Collected data:
template <bool FUSED>
__global__ __launch_bounds__(kRedThreads) void bn_moments_partial(const float* __restrict__ x,
                                                                  double* __restrict__ part, int B, int C, int HW,
                                                                  int splits, int hw_shift, BnFinal f, BnGrp grp) {
  __shared__ double scratch[kRedThreads / 64];
  const uint32_t c = blockIdx.x, s = blockIdx.y, hw_n = HW, total = (uint32_t)B * hw_n;
  const uint32_t chunk = ((total + splits - 1) / splits + 3) & ~3u;
  const uint32_t beg = s * chunk, end = min(beg + chunk, total);
  const int ngroups = (FUSED && grp.G > 1) ? grp.G : 1;
  if (!FUSED) {
    x += (size_t)blockIdx.z * grp.xs;
    part += (size_t)blockIdx.z * splits * 2 * C;
  }
 for (int gi = 0; gi < ngroups; ++gi, x += grp.xs, f.mean += grp.cs, f.rstd += grp.cs) {
  double s1 = 0.0, s2 = 0.0;
  if ((HW & 3) == 0) {
#pragma unroll 4
    for (uint32_t i = beg + threadIdx.x * 4; i < end; i += kRedThreads * 4) {
      const uint32_t b = fdiv(i, hw_n, hw_shift), hw = i - b * hw_n;
      const float4 v = *reinterpret_cast<const float4*>(x + ((size_t)b * C + c) * hw_n + hw);
      s1 += ((double)v.x + (double)v.y) + ((double)v.z + (double)v.w);
      s2 += ((double)v.x * v.x + (double)v.y * v.y) + ((double)v.z * v.z + (double)v.w * v.w);
    }
  } else {
    for (uint32_t i = beg + threadIdx.x; i < end; i += kRedThreads) {
      const uint32_t b = fdiv(i, hw_n, hw_shift), hw = i - b * hw_n;
      const float v = x[((size_t)b * C + c) * hw_n + hw];
      s1 += (double)v;
      s2 += (double)v * v;
    }
  }
  s1 = block_sum(s1, scratch);
  s2 = block_sum(s2, scratch);
  if (threadIdx.x == 0) {
    if (FUSED) {
      bn_finalize(s1, s2, f.count, f.eps, f.momentum, f.running_mean, f.running_var, c, f.mean[c], f.rstd[c],
                  f.uvar ? f.uvar + (size_t)gi * grp.cs + c : nullptr);
      if (c == 0 && f.nbt) f.nbt[0] += 1;
    } else {
      part[((size_t)s * 2 + 0) * C + c] = s1;
      part[((size_t)s * 2 + 1) * C + c] = s2;
    }
  }
 }
}

__global__ void combine_partials(const double* __restrict__ part, double* __restrict__ sums, int C2, int splits) {
  const int i = blockIdx.x * blockDim.x + threadIdx.x;
  if (i >= C2) return;
// ... 347 lines not shown
  if (threadIdx.x == 0) {
    part[((size_t)s * 2 + 0) * C + c] = s1;
    part[((size_t)s * 2 + 1) * C + c] = s2;
  }
}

WHAT YOU SHOULD DO: Every line that contains the string "splits" should be copied from the entries.

RESULT BELOW:
                                                                  int splits, int hw_shift, BnFinal f, BnGrp grp) {
  const uint32_t chunk = ((total + splits - 1) / splits + 3) & ~3u;
    part += (size_t)blockIdx.z * splits * 2 * C;
__global__ void combine_partials(const double* __restrict__ part, double* __restrict__ sums, int C2, int splits) {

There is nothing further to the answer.